● **Directions**
Everything from the first line of the material below through the line containing "const __attribute__((address_space(4))) AuvDev* dc" is to be printed exactly, and nothing more.

Data Start Marker

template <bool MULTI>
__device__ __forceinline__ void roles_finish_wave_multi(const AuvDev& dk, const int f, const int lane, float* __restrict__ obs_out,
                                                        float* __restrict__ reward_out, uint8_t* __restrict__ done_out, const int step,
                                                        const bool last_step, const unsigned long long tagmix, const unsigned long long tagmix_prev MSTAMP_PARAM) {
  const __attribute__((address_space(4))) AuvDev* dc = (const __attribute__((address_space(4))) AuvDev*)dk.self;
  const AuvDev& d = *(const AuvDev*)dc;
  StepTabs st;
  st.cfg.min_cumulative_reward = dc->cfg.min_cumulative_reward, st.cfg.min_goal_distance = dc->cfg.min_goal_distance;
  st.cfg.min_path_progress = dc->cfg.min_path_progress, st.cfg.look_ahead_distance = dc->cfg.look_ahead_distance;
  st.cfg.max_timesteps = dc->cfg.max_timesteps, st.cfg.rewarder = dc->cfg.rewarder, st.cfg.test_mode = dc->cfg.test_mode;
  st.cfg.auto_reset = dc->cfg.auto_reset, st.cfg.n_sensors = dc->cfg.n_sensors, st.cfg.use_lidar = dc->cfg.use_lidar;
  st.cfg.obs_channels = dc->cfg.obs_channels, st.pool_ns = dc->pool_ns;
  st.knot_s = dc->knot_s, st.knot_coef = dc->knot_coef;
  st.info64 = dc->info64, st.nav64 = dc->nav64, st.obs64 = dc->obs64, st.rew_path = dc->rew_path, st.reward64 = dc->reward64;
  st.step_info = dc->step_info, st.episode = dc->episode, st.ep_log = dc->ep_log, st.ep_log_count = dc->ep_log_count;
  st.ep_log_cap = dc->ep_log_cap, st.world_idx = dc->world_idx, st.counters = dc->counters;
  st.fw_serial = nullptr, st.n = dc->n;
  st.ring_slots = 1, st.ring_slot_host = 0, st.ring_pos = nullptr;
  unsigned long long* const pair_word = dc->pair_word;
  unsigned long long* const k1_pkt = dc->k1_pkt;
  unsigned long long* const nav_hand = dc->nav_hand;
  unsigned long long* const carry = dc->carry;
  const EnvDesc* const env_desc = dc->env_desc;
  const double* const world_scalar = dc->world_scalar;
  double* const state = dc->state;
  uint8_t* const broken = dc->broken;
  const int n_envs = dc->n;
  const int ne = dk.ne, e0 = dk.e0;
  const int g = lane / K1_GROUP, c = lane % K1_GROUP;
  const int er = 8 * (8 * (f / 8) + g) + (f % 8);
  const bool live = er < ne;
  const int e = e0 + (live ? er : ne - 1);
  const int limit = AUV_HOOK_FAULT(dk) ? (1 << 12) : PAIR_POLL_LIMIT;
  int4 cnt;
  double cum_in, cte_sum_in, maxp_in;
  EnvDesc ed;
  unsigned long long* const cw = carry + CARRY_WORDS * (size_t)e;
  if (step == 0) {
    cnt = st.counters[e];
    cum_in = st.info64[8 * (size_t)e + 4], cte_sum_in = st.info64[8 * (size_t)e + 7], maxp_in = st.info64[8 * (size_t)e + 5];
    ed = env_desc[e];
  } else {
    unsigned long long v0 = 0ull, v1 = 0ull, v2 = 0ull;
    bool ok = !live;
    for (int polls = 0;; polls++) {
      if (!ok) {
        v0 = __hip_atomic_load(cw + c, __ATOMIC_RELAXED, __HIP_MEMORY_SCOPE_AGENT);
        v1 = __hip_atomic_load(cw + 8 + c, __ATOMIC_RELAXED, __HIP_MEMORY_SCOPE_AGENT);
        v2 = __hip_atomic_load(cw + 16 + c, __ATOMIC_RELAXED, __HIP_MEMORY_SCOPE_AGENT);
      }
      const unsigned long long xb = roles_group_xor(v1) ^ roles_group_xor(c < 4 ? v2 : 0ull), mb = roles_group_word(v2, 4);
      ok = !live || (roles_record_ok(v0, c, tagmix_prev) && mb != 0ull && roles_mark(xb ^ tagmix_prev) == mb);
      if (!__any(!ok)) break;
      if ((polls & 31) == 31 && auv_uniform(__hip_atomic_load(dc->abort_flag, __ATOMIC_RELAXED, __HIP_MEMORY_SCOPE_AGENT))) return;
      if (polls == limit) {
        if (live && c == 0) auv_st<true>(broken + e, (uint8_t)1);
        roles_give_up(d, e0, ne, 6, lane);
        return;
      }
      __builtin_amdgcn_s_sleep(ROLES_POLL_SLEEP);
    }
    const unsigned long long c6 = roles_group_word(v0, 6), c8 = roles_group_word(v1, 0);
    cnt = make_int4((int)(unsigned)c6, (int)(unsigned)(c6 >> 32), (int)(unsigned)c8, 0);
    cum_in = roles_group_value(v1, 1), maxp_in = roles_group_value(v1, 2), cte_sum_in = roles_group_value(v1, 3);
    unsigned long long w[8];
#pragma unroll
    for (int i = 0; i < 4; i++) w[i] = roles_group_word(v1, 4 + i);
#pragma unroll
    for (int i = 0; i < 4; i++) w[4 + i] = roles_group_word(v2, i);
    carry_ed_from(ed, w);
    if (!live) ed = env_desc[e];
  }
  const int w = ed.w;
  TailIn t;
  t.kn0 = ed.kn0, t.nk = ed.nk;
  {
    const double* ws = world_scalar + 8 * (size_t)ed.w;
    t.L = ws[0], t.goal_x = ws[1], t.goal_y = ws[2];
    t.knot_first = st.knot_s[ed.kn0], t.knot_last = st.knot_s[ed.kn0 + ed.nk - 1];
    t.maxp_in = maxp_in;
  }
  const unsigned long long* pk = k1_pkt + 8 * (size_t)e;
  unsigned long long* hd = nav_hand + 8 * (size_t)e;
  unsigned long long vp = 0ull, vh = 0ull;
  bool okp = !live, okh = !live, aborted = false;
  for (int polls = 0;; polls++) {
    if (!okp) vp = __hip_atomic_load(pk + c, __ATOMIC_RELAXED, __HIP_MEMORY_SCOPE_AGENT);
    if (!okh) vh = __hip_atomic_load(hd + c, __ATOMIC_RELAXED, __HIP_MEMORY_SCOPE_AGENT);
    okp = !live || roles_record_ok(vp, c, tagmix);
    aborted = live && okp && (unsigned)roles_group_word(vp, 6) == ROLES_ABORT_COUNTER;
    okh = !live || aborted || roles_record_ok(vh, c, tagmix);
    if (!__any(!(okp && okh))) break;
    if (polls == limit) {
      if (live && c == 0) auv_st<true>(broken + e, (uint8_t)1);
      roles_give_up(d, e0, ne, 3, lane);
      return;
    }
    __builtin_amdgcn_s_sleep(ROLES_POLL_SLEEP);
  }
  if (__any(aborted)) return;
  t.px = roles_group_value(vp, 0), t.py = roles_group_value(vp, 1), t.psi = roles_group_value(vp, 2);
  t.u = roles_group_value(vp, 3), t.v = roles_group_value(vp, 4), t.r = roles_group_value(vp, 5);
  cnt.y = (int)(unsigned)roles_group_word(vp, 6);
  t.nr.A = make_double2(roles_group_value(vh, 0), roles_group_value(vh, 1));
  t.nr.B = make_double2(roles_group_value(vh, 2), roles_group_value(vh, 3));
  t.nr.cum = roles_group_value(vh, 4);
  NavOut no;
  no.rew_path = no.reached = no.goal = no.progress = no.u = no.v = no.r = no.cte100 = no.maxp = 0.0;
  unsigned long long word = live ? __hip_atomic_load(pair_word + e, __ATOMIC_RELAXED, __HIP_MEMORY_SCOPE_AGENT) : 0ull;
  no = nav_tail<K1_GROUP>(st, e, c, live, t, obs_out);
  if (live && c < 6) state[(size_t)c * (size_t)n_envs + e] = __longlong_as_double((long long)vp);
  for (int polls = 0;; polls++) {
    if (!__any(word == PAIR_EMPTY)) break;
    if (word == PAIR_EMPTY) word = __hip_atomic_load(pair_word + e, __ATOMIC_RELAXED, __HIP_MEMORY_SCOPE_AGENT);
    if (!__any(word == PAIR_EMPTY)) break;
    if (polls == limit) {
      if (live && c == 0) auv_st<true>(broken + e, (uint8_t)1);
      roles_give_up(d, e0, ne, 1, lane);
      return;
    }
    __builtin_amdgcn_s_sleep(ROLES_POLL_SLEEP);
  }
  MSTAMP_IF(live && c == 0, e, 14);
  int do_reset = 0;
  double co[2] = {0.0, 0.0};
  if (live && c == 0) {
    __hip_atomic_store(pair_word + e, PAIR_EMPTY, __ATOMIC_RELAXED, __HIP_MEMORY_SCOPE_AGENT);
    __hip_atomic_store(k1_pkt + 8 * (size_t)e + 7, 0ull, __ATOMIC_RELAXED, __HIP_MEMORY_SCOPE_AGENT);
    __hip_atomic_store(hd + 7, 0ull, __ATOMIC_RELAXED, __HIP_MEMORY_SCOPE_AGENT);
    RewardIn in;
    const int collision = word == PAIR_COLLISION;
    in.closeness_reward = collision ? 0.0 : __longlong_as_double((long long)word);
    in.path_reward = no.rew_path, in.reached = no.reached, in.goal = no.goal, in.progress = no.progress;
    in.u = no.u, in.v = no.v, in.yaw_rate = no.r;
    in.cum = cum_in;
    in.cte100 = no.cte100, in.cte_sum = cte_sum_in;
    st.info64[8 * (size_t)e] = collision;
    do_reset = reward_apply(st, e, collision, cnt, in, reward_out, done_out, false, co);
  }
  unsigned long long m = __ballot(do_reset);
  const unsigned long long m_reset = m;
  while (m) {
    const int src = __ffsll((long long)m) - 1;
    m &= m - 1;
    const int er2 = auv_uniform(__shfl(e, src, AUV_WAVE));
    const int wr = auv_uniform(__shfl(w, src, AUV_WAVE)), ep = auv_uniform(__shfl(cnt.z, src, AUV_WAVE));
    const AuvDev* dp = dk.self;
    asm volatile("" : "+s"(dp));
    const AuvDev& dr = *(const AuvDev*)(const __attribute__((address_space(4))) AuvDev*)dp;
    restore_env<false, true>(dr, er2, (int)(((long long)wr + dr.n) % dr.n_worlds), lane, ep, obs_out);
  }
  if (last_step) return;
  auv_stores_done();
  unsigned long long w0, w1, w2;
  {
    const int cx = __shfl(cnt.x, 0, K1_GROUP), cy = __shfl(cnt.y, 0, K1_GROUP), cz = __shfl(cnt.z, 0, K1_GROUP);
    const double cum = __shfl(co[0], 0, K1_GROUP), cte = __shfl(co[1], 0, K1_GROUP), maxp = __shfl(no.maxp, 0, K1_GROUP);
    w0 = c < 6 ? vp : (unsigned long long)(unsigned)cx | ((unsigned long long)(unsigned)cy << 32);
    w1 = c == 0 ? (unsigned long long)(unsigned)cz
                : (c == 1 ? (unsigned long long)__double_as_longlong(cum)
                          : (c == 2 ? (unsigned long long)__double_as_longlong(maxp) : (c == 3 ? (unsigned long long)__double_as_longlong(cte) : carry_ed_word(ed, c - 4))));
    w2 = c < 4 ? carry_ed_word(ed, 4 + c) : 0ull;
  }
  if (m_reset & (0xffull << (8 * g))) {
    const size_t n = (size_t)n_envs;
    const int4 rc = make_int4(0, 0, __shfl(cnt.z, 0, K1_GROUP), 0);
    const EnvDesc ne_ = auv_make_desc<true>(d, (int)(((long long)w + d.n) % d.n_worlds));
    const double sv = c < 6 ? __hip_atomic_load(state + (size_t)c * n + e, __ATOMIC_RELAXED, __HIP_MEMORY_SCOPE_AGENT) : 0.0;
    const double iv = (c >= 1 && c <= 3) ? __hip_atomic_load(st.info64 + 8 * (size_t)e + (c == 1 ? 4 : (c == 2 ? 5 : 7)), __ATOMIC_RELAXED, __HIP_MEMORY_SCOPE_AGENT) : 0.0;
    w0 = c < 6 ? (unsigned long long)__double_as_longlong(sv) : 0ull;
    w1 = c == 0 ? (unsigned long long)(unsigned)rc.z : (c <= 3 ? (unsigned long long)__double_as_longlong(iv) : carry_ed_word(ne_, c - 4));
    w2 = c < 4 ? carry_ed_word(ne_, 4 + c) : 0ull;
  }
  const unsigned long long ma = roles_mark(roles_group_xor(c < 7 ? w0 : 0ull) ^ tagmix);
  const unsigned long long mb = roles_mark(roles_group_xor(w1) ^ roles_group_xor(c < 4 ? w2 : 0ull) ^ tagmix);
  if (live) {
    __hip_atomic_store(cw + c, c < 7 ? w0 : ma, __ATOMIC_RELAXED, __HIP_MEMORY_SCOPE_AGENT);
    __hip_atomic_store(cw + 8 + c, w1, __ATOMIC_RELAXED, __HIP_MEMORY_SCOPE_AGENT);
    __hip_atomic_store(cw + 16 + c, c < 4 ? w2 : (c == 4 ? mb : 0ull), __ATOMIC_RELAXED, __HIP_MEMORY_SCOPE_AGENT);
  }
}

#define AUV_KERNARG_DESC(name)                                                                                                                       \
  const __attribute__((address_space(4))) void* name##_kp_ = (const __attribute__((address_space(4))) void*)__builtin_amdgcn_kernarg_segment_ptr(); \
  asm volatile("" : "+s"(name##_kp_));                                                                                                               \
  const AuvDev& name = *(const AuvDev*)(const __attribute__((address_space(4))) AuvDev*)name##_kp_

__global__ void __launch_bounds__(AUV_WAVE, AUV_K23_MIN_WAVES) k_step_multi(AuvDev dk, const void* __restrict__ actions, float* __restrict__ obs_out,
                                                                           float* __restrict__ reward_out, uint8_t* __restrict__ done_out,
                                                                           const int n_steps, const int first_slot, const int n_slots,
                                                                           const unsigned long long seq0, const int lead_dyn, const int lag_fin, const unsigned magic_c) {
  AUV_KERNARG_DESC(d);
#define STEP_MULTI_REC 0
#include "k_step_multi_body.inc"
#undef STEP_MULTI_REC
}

Data End Marker

● **Solution**
template <bool MULTI>
__device__ __forceinline__ void roles_finish_wave_multi(const AuvDev& dk, const int f, const int lane, float* __restrict__ obs_out,
                                                        float* __restrict__ reward_out, uint8_t* __restrict__ done_out, const int step,
                                                        const bool last_step, const unsigned long long tagmix, const unsigned long long tagmix_prev MSTAMP_PARAM) {
  const __attribute__((address_space(4))) AuvDev* dc = (const __attribute__((address_space(4))) AuvDev*)dk.self;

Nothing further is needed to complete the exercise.